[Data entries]
===============
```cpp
class MfSolver {
   public:
    MfPlan plan;
    void analyze(int64_t n, const int32_t* rowptr, const int32_t* colidx, hipStream_t st,
                 const double* coords = nullptr, int dim = 0, bool protect_peeled = false,
                 const int32_t* top = nullptr, int64_t ntop = 0);
    std::function<void(double*, int64_t)> iface_reduce;
    void factor(const double* d_values, hipStream_t st, StageTimers* timers, bool direct = false, bool condensed = false);
    bool enable_condensed(int64_t N, int P, const int32_t* ucol, int64_t slack0, int64_t nnz, int64_t tail_base, hipStream_t st);
    bool condensed_ready() const { return condensed_ok; }
    bool leaves_packed() const { return leaf_packed; }
    const LeafDesc* leaf_desc() const { return d_leaf_desc.p; }
    double* arena() { return d_arena.p; }
    int32_t* leaf_status() { return d_status.p + 1; }
    const int32_t* status_flags() const { return d_status.p; }
    int32_t* status_flags_rw() { return d_status.p; }
    void flags_cleared() { status_zero = true; leaf_zero = true; }
    bool leaf_flag_zero() const { return leaf_zero; }
    void leaf_flag_used() { leaf_zero = false; }
    void set_direct_map(const int32_t* value_map, int64_t nnz, int64_t tail_base, hipStream_t st);
    bool has_direct_map() const { return d_a_src_direct.n > 0; }
    void solve(const double* d_b, double* d_x, hipStream_t st, StageTimers* timers);
    void solve_border(double* d_x_np1, hipStream_t st, StageTimers* timers);
    void chain_stats(double* out8) const;
    int64_t launches(int32_t* out, int64_t cap) const;
    int status(hipStream_t st);
    void status_async(int32_t* h_dst, hipStream_t st) const;
    static int status_from(const int32_t* flags2, bool with_leaves) {
        return (flags2[0] || (with_leaves && flags2[1])) ? MGBHIP_ERR_NOT_SPD : MGBHIP_OK;
    }
    bool factored_condensed = false;
    bool analyzed = false;
    bool robust = false;
    bool has_inverse_path() const { return uses_inv; }
    bool factored_inv = false;

   private:
    void upload_plan(hipStream_t st);
    SolveArgs solve_args(const double* d_b, double* d_x, hipStream_t st) const {
        return {d_fronts.p, d_front_idx.p, d_children.p, d_rel.p, d_ug_ptr.p, d_ug_src.p, d_arena.p, d_dvec.p, d_b, d_y.p, d_x,
                d_uvec.p, d_tbig.p, d_tsol.p, st};
    }
    void forward_pass(const double* d_b_np1, hipStream_t st, StageTimers* timers);
    void backward_pass(double* d_x_np1, hipStream_t st, StageTimers* timers);
    DevBuf<double> d_bx, d_xx, d_one;
    DevBuf<FrontDev> d_fronts;
    DevBuf<int32_t> d_front_idx, d_children, d_rel, d_a_src, d_a_src_direct, d_a_dst, d_a_colptr;
    DevBuf<GatherRec> d_grec;
    DevBuf<int32_t> d_gmap;
    DevBuf<int64_t> d_ug_ptr, d_ug_src;
    DevBuf<double> d_arena, d_uvec, d_y, d_tbig, d_tsol, d_dscr, d_dvec;
    DevBuf<double> d_ifpack;
    DevBuf<int32_t> d_status;
    bool condensed_ok = false;
    bool leaf_packed = false;
    std::vector<FrontDev> h_fronts;
    std::vector<int32_t> h_a_dst;
    DevBuf<FrontDev> d_fronts_c;
    DevBuf<int32_t> d_a_src_c, d_a_dst_c, d_a_colptr_c;
    DevBuf<LeafDesc> d_leaf_desc;
    std::vector<std::vector<MfLaunch>> level_launches;
    std::vector<std::vector<MfLaunch>> level_solves;
    int gather_ct = 0;
    int32_t lds_cap = 88;
    bool uses_inv = false;
    bool y_border_one = false;
    bool y_zero = false;
    bool status_zero = false, leaf_zero = false;
};

}
```

Baseline: 683.6.

## Precompute compact per-step work items and strip multiple column tiles per block

Replaces the dense 2D grid of the blocked-inverse step kernel (max-front triangle times front count, with early-exit blocks) with a host-built list of work items covering only the real tiles of each front. When there are enough items, each block processes a strip of up to four adjacent column tiles, reusing the transformed row panel in shared memory and reloading only the column panel and C tile. Items are sorted so longer strips launch first. This cuts idle blocks and repeated row-panel transforms, at the cost of less parallelism per launch and extra syncs inside the strip loop.

```diff
diff --git a/multigridbarrier.jl_amd/csrc/mf_big_inv.hpp b/multigridbarrier.jl_amd/csrc/mf_big_inv.hpp
--- a/multigridbarrier.jl_amd/csrc/mf_big_inv.hpp
+++ b/multigridbarrier.jl_amd/csrc/mf_big_inv.hpp
@@ -40,46 +40,45 @@
 }
 
 #ifdef MGB_STEP_PROBE
-#define PROBE(i) do { __builtin_amdgcn_sched_barrier(0); __builtin_amdgcn_s_waitcnt(0); if (is_la && blockIdx.y == 0 && tid == 0 && j0 == 64 && gridDim.y == 1 && F.k > 400) g_probe[i] = wall_clock64(); if (!is_la && blockIdx.x == 0 && blockIdx.y == 0 && tid == 0 && j0 == 64 && gridDim.y == 1 && F.k > 400) g_probe[16 + i] = wall_clock64(); __builtin_amdgcn_s_waitcnt(0); __builtin_amdgcn_sched_barrier(0); } while (0)
+#define PROBE(i) do { __builtin_amdgcn_sched_barrier(0); __builtin_amdgcn_s_waitcnt(0); if (is_la && fo == 0 && tid == 0 && j0 == 64 && solo && F.k > 400) g_probe[i] = wall_clock64(); if (!is_la && ti == 0 && tj0 == 0 && fo == 0 && tid == 0 && j0 == 64 && solo && F.k > 400) g_probe[16 + i] = wall_clock64(); __builtin_amdgcn_s_waitcnt(0); __builtin_amdgcn_sched_barrier(0); } while (0)
 #else
 #define PROBE(i) do { } while (0)
 #endif
 
-__global__ __launch_bounds__(256, 3) void mf_big_step(const FrontDev* __restrict__ fr, int32_t first, int j0,
+static_assert(STEP_NB == NB && STEP_ST == ST, "the step items are laid out for this panel width and tile edge");
+__global__ __launch_bounds__(256, 3) void mf_big_step(const FrontDev* __restrict__ fr, const StepItem* __restrict__ items,
+                                                   int32_t first, int j0, int do_diag,
                                                    double* __restrict__ arena, double* __restrict__ dscr,
-                                                   double* __restrict__ dvec, int32_t* __restrict__ status,
-                                                   int do_diag) {
+                                                   double* __restrict__ dvec, int32_t* __restrict__ status) {
     __shared__ double Wv[NB][NB + 1];
     __shared__ double Dn[NB][NB + 1];
     __shared__ double Tm[16][17];
     __shared__ double dq[NB], rdq[NB];
     __shared__ double Pa[NB][ST + 1];
     __shared__ double Pb[NB][ST + 1];
-    const FrontDev F = fr[first + blockIdx.y];
+    const StepItem it = items[blockIdx.x];
+    const int fo = it.front();
+    const FrontDev F = fr[first + fo];
     const int m = F.m, k = F.k;
-    if (j0 >= k) return;
     const int nb = min(NB, k - j0);
     const int j1 = j0 + nb;
     const int T = (m - j1 + ST - 1) / ST;
     const int tid = threadIdx.x, lane = tid & 63, wave = tid >> 6;
     double* W = arena + F.F_off;
-    double* slot = dscr + ((int64_t)blockIdx.y * 2 + ((j0 / NB) & 1)) * (NB * NB);
-    const bool is_la = blockIdx.x == gridDim.x - 1;
-    int ti = 0, tj = 0;
-    if (!is_la) {
-        const int lin = blockIdx.x;
-        ti = (int)((sqrt(8.0 * lin + 1.0) - 1.0) * 0.5);
-        while ((ti + 1) * (ti + 2) / 2 <= lin) ++ti;
-        while (ti * (ti + 1) / 2 > lin) --ti;
-        tj = lin - ti * (ti + 1) / 2;
-        if (ti >= T) return;
-    }
+    double* slot = dscr + ((int64_t)fo * 2 + ((j0 / NB) & 1)) * (NB * NB);
+    const bool is_la = (it.kind() & STEP_ITEM_LOOK) != 0;
+    const int ti = it.ti, tj0 = it.tj0, ntile = it.n();
+#ifdef MGB_STEP_PROBE
+    const bool solo = (it.kind() & STEP_ITEM_SOLO) != 0;
+#endif
+    int tj = tj0;
     const bool look = j1 < k;
     const int nbn = look ? min(NB, k - j1) : 0;
-    const int rbase = is_la ? j1 : j1 + ti * ST, cbase = j1 + tj * ST;
+    const int rbase = is_la ? j1 : j1 + ti * ST;
+    int cbase = j1 + tj * ST;
     PROBE(0);
 #ifdef MGB_STEP_PROBE
-    if (is_la && blockIdx.y == 0 && tid == 0 && j0 == 64 && gridDim.y == 1 && F.k > 400) g_probe[34] = clock64();
+    if (is_la && fo == 0 && tid == 0 && j0 == 64 && solo && F.k > 400) g_probe[34] = clock64();
 #endif
     const int fr16 = lane & 15, fk = lane >> 4;
 
@@ -114,7 +113,7 @@
             Dn[rr][c] = (rr >= c && rr < nb) ? W[(j0 + rr) + (int64_t)(j0 + c) * m] : 0.0;
         }
         __syncthreads();
-        block_ldlt32(Dn, dq, nb, tid, is_la ? status : nullptr);
+        block_ldlt32(Dn, dq, nb, tid, (is_la || (!look && ti == 0 && tj0 == 0)) ? status : nullptr);
         block_inverse32_sel(Dn, Wv, Tm, tid);
     } else {
         for (int i = tid; i < NB * NB; i += 256) {
@@ -133,7 +132,7 @@
     __syncthreads();
     PROBE(1);
     if (tid < NB) rdq[tid] = 1.0 / dq[tid];
-    if (is_la ? T == 0 : blockIdx.x == 0) {
+    if (is_la ? T == 0 : (ti == 0 && tj0 == 0)) {
         {
             const int rt = wave & 1, ct = wave >> 1;
             if (ct <= rt) {
@@ -179,29 +178,29 @@
             Dn[rr][c] = (rr >= c && rr < nbn) ? cw[0][t] + Dn[rr][c] : 0.0;
         }
         __syncthreads();
-        double* nslot = dscr + ((int64_t)blockIdx.y * 2 + ((j1 / NB) & 1)) * (NB * NB);
+        double* nslot = dscr + ((int64_t)fo * 2 + ((j1 / NB) & 1)) * (NB * NB);
         PROBE(4);
 #ifdef MGB_STEP_PROBE
         double sv[4];
         for (int t = 0; t < 4; ++t) { const int i = tid + 256 * t; sv[t] = Dn[i % NB][i / NB]; }
         __syncthreads();
         __builtin_amdgcn_sched_barrier(0);
-        if (is_la && blockIdx.y == 0 && tid == 0 && j0 == 64 && gridDim.y == 1 && F.k > 400) { g_probe[32] = clock64(); g_probe[36] = wall_clock64(); }
+        if (is_la && fo == 0 && tid == 0 && j0 == 64 && solo && F.k > 400) { g_probe[32] = clock64(); g_probe[36] = wall_clock64(); }
         __builtin_amdgcn_sched_barrier(0);
         block_ldlt32(Dn, dq, nbn, tid, nullptr);
         __builtin_amdgcn_sched_barrier(0);
-        if (is_la && blockIdx.y == 0 && tid == 0 && j0 == 64 && gridDim.y == 1 && F.k > 400) { g_probe[33] = clock64(); g_probe[37] = wall_clock64(); }
+        if (is_la && fo == 0 && tid == 0 && j0 == 64 && solo && F.k > 400) { g_probe[33] = clock64(); g_probe[37] = wall_clock64(); }
         __builtin_amdgcn_sched_barrier(0);
         for (int t = 0; t < 4; ++t) { const int i = tid + 256 * t; Dn[i % NB][i / NB] = sv[t]; }
         __syncthreads();
         __builtin_amdgcn_sched_barrier(0);
-        if (is_la && blockIdx.y == 0 && tid == 0 && j0 == 64 && gridDim.y == 1 && F.k > 400) { g_probe[38] = clock64(); g_probe[44] = wall_clock64(); }
+        if (is_la && fo == 0 && tid == 0 && j0 == 64 && solo && F.k > 400) { g_probe[38] = clock64(); g_probe[44] = wall_clock64(); }
         __builtin_amdgcn_sched_barrier(0);
 #endif
         block_ldlt32(Dn, dq, nbn, tid, status);
 #ifdef MGB_STEP_PROBE
         __builtin_amdgcn_sched_barrier(0);
-        if (is_la && blockIdx.y == 0 && tid == 0 && j0 == 64 && gridDim.y == 1 && F.k > 400) { g_probe[39] = clock64(); g_probe[45] = wall_clock64(); }
+        if (is_la && fo == 0 && tid == 0 && j0 == 64 && solo && F.k > 400) { g_probe[39] = clock64(); g_probe[45] = wall_clock64(); }
         __builtin_amdgcn_sched_barrier(0);
 #endif
         PROBE(5);
@@ -213,15 +212,14 @@
         }
         PROBE(7);
 #ifdef MGB_STEP_PROBE
-        if (is_la && blockIdx.y == 0 && tid == 0 && j0 == 64 && gridDim.y == 1 && F.k > 400) g_probe[35] = clock64();
+        if (is_la && fo == 0 && tid == 0 && j0 == 64 && solo && F.k > 400) g_probe[35] = clock64();
 #endif
         return;
     }
-    if (ti == tj) {
-        slice_transform(Pa, Pa, Pb, Wv, rdq, lane, wave);
-    } else {
-        slice_transform(Pa, Pa, nullptr, Wv, rdq, lane, wave);
-        {
+    if (ti == tj) slice_transform(Pa, Pa, Pb, Wv, rdq, lane, wave);
+    else slice_transform(Pa, Pa, nullptr, Wv, rdq, lane, wave);
+    auto tile = [&]() __attribute__((always_inline)) {
+        if (ti != tj) {
             const int rr = 16 * wave + fr16;
             double4_t acc0 = {0.0, 0.0, 0.0, 0.0}, acc1 = {0.0, 0.0, 0.0, 0.0};
 #pragma unroll
@@ -237,31 +235,58 @@
                 Pb[q1][rr] = acc1[r] * rdq[q1];
             }
         }
-    }
-    __syncthreads();
-    PROBE(3);
-    double4_t acc[4];
-#pragma unroll
-    for (int tb = 0; tb < 4; ++tb) acc[tb] = double4_t{0.0, 0.0, 0.0, 0.0};
-#pragma unroll
-    for (int kk = 0; kk < NB / 4; ++kk) {
-        const double s = Pa[4 * kk + fk][16 * wave + fr16];
-#pragma unroll
-        for (int tb = 0; tb < 4; ++tb) {
-            if (ti == tj && tb > wave) continue;
-            acc[tb] = __builtin_amdgcn_mfma_f64_16x16x4f64(Pb[4 * kk + fk][16 * tb + fr16], s, acc[tb], 0, 0, 0);
-        }
-    }
-    const int nskip = (blockIdx.x == 0 && look) ? nbn : 0;
-#pragma unroll
-    for (int tb = 0; tb < 4; ++tb)
-#pragma unroll
-        for (int r = 0; r < 4; ++r) {
-            const int row = rbase + 16 * wave + fr16, col = cbase + 16 * tb + fk + 4 * r;
-            if (row < m && col < m && row >= col && !(row - j1 < nskip && col - j1 < nskip))
-                W[row + (int64_t)col * m] = cw[tb][r] - acc[tb][r];
-        }
-    PROBE(4);
+        __syncthreads();
+        PROBE(3);
+        double4_t acc[4];
+#pragma unroll
+        for (int tb = 0; tb < 4; ++tb) acc[tb] = double4_t{0.0, 0.0, 0.0, 0.0};
+#pragma unroll
+        for (int kk = 0; kk < NB / 4; ++kk) {
+            const double s = Pa[4 * kk + fk][16 * wave + fr16];
+#pragma unroll
+            for (int tb = 0; tb < 4; ++tb) {
+                if (ti == tj && tb > wave) continue;
+                acc[tb] = __builtin_amdgcn_mfma_f64_16x16x4f64(Pb[4 * kk + fk][16 * tb + fr16], s, acc[tb], 0, 0, 0);
+            }
+        }
+        const int nskip = (ti == 0 && tj == 0 && look) ? nbn : 0;
+#pragma unroll
+        for (int tb = 0; tb < 4; ++tb)
+#pragma unroll
+            for (int r = 0; r < 4; ++r) {
+                const int row = rbase + 16 * wave + fr16, col = cbase + 16 * tb + fk + 4 * r;
+                if (row < m && col < m && row >= col && !(row - j1 < nskip && col - j1 < nskip))
+                    W[row + (int64_t)col * m] = cw[tb][r] - acc[tb][r];
+            }
+        PROBE(4);
+    };
+    tile();
+    for (int t = 1; t < ntile; ++t) {
+        ++tj;
+        cbase += ST;
+        __syncthreads();
+        int ltid = tid;
+        asm volatile("" : "+v"(ltid));
+#pragma unroll
+        for (int u = 0; u < NB * ST / 256; ++u) {
+            const int i = ltid + 256 * u, rr = i % ST, q = i / ST;
+            const int c = cbase + rr;
+            if (ti == tj) Pb[q][rr] = Pa[q][rr] * rdq[q];
+            else Pb[q][rr] = (q < nb && c < m) ? W[c + (int64_t)(j0 + q) * m] : 0.0;
+        }
+        {
+            const int lrow = rbase + 16 * (ltid >> 6) + (ltid & 15), lfk = (ltid & 63) >> 4;
+#pragma unroll
+            for (int tb = 0; tb < 4; ++tb)
+#pragma unroll
+                for (int r = 0; r < 4; ++r) {
+                    const int col = cbase + 16 * tb + lfk + 4 * r;
+                    cw[tb][r] = (lrow < m && col < m && lrow >= col) ? W[lrow + (int64_t)col * m] : 0.0;
+                }
+        }
+        __syncthreads();
+        tile();
+    }
 }
 
 __global__ __launch_bounds__(256) void mf_tri_pack(int m, const double* __restrict__ F, double* __restrict__ packed, int unpack,
@@ -885,13 +910,12 @@
 inline void launch_big_diag0(const FactorArgs& a, const MfLaunch& L, int nfronts) {
     hipLaunchKernelGGL(mf_big_diag0, dim3(nfronts), dim3(256), 0, a.st, a.fr, L.first, a.arena, a.dscr, a.status);
 }
-inline void launch_inv_steps(const FactorArgs& a, const MfLaunch& L, int nfronts, bool diag_in_step0) {
+inline void launch_inv_steps(const FactorArgs& a, const MfLaunch& L, bool diag_in_step0) {
     for (int j0 = 0; j0 < L.max_k; j0 += NB) {
-        const int rem = L.max_m - j0;
-        const int T = std::max(0, (rem - 1 + ST - 1) / ST);
-        const dim3 gs(T * (T + 1) / 2 + 1, nfronts);
-        hipLaunchKernelGGL(mf_big_step, gs, dim3(256), 0, a.st, a.fr, L.first, j0, a.arena, a.dscr, a.dvec, a.status,
-                           (j0 == 0 && diag_in_step0) ? 1 : 0);
+        const StepRange R = a.step_tab[L.step_first + j0 / NB];
+        if (R.count == 0) continue;
+        hipLaunchKernelGGL(mf_big_step, dim3(R.count), dim3(256), 0, a.st, a.fr, a.sitems + R.off, L.first, j0,
+                           (j0 == 0 && diag_in_step0) ? 1 : 0, a.arena, a.dscr, a.dvec, a.status);
     }
 }
 
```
===============
- **Task statement**
Using the entries above, state the number of lines that include "LeafDesc". Add nothing else.

- **Solved problem**
2